(Collected data)

+--

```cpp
#define DRM_X(TAPS, TERMS) extern template int dispatch_s2<TAPS, TERMS>(const ConvArgs&, const ConvPlan&, hipStream_t);
DRM_S2_UNITS(DRM_X)
#undef DRM_X
int launch_conv(const ConvArgs& a, const ConvPlan& p, hipStream_t s) {
  DRM_REQUIRE(a.taps == 9 || a.taps == 1 || a.taps == 4, "conv taps must be 9, 1 or 4 (the parity form of a 3x3 over a nearest-x2 input)");
  DRM_REQUIRE(a.taps != 4 || (p.kernel == CONV_PIPELINE && p.finish == SPLIT_NONE), "the parity (4-tap) form runs on the pipeline kernel, un-split");
  DRM_REQUIRE(a.N > 0 && a.H > 0 && a.W > 0, "conv shape");
  DRM_REQUIRE(!a.up0 || (a.H % 2 == 0 && a.W % 2 == 0), "upsampled source needs even output size");
  DRM_REQUIRE(a.ksplit == p.ksplit && (p.ksplit == 1 || a.split_ws), "split-K launch without its slab workspace");
  if (p.kernel == CONV_IGEMM) return launch_igemm(a, p, s);
  DRM_REQUIRE(p.kernel == CONV_PIPELINE, "no conv kernel takes this shape (per-image weights: split modes, maps of whole 16x16 tiles, 128-channel multiples)");
  DRM_REQUIRE(a.Cout % 32 == 0 && (a.C0 + a.C1) % 32 == 0 && a.C0 % 32 == 0, "split conv needs channels % 32 == 0");
  DRM_REQUIRE(a.terms == p.terms, "ConvArgs::terms differs from the plan");
  DRM_REQUIRE(p.terms != 2 || (a.taps != 1 && a.gn_scale && !a.in_inv && a.w_img_stride_f4 == 0), "f16mx: 3x3 convs on a GroupNorm-ed input only");
  auto run = [&](const ConvArgs& x) -> int {
#define DRM_X(TAPS, TERMS) if (a.taps == TAPS && p.terms == TERMS) return dispatch_s2<TAPS, TERMS>(x, p, s);
    DRM_S2_UNITS(DRM_X)
#undef DRM_X
    return no_form(p);
  };
  if (p.finish != SPLIT_REDUCE) return run(a);
  ConvArgs part = a;
  part.out = a.split_ws;
  part.split_ws = nullptr;
// ... 38 lines not shown
```

drmnet_amd/csrc/conv_split.hip:

```cpp
#include "common.h"
#include "profiler.h"

namespace drm {

__global__ void absmax_kernel(const float* __restrict__ w, size_t n, unsigned* __restrict__ out_bits) {
  float m = 0.f;
  for (size_t i = blockIdx.x * (size_t)blockDim.x + threadIdx.x; i < n; i += (size_t)gridDim.x * blockDim.x) m = fmaxf(m, fabsf(w[i]));
#pragma unroll
  for (int o = 32; o > 0; o >>= 1) m = fmaxf(m, __shfl_xor(m, o));
  if ((threadIdx.x & 63) == 0) atomicMax(out_bits, __float_as_uint(m));
}

__global__ void split_scale_kernel(const unsigned* __restrict__ absmax_bits, float* __restrict__ scales) {
  const float m = __uint_as_float(*absmax_bits);
  int k = 0;
  if (m > 0.f && m < INFINITY) {
    int e;
    frexpf(m, &e);
    k = 14 - e;
    if (k > 30) k = 30;
    if (k < -30) k = -30;
  }
  scales[0] = ldexpf(1.0f, k);
  scales[1] = ldexpf(1.0f, -k);
// ... 128 lines not shown
      const int ci = t % C1;
      const int co = (int)(t / C1);
      wb[k] = w[((size_t)co * Cin + C0 + ci) * 9 + tap];
    }
  }
}

int launch_fold_upconv_weight(const float* w, float* wa, float* wb, int Cout, int C0, int C1, hipStream_t s) {
  DRM_REQUIRE(w && wa && wb && Cout > 0 && C0 > 0 && C1 > 0, "upsampled-conv weight fold: arguments");
  const size_t n = (size_t)16 * Cout * C0 + (size_t)Cout * C1 * 9;
  hipLaunchKernelGGL(fold_upconv_weight_kernel, dim3((unsigned)std::min<size_t>((n + 255) / 256, 4096)), dim3(256), 0, s, w, wa, wb, Cout, C0, C1);
  DRM_HIP_CHECK(hipGetLastError());
  return DRM_OK;
}

}
```

drmnet_amd/csrc/conv_split2.hip:

```cpp
#include <algorithm>
#include <utility>
#include <vector>
#include <cstdio>
#include <string>

#include "common.h"
#include "conv_epilogue.h"
#include "profiler.h"
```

+--

Gather each line of the records holding the string "finish".

  DRM_REQUIRE(a.taps != 4 || (p.kernel == CONV_PIPELINE && p.finish == SPLIT_NONE), "the parity (4-tap) form runs on the pipeline kernel, un-split");
  if (p.finish != SPLIT_REDUCE) return run(a);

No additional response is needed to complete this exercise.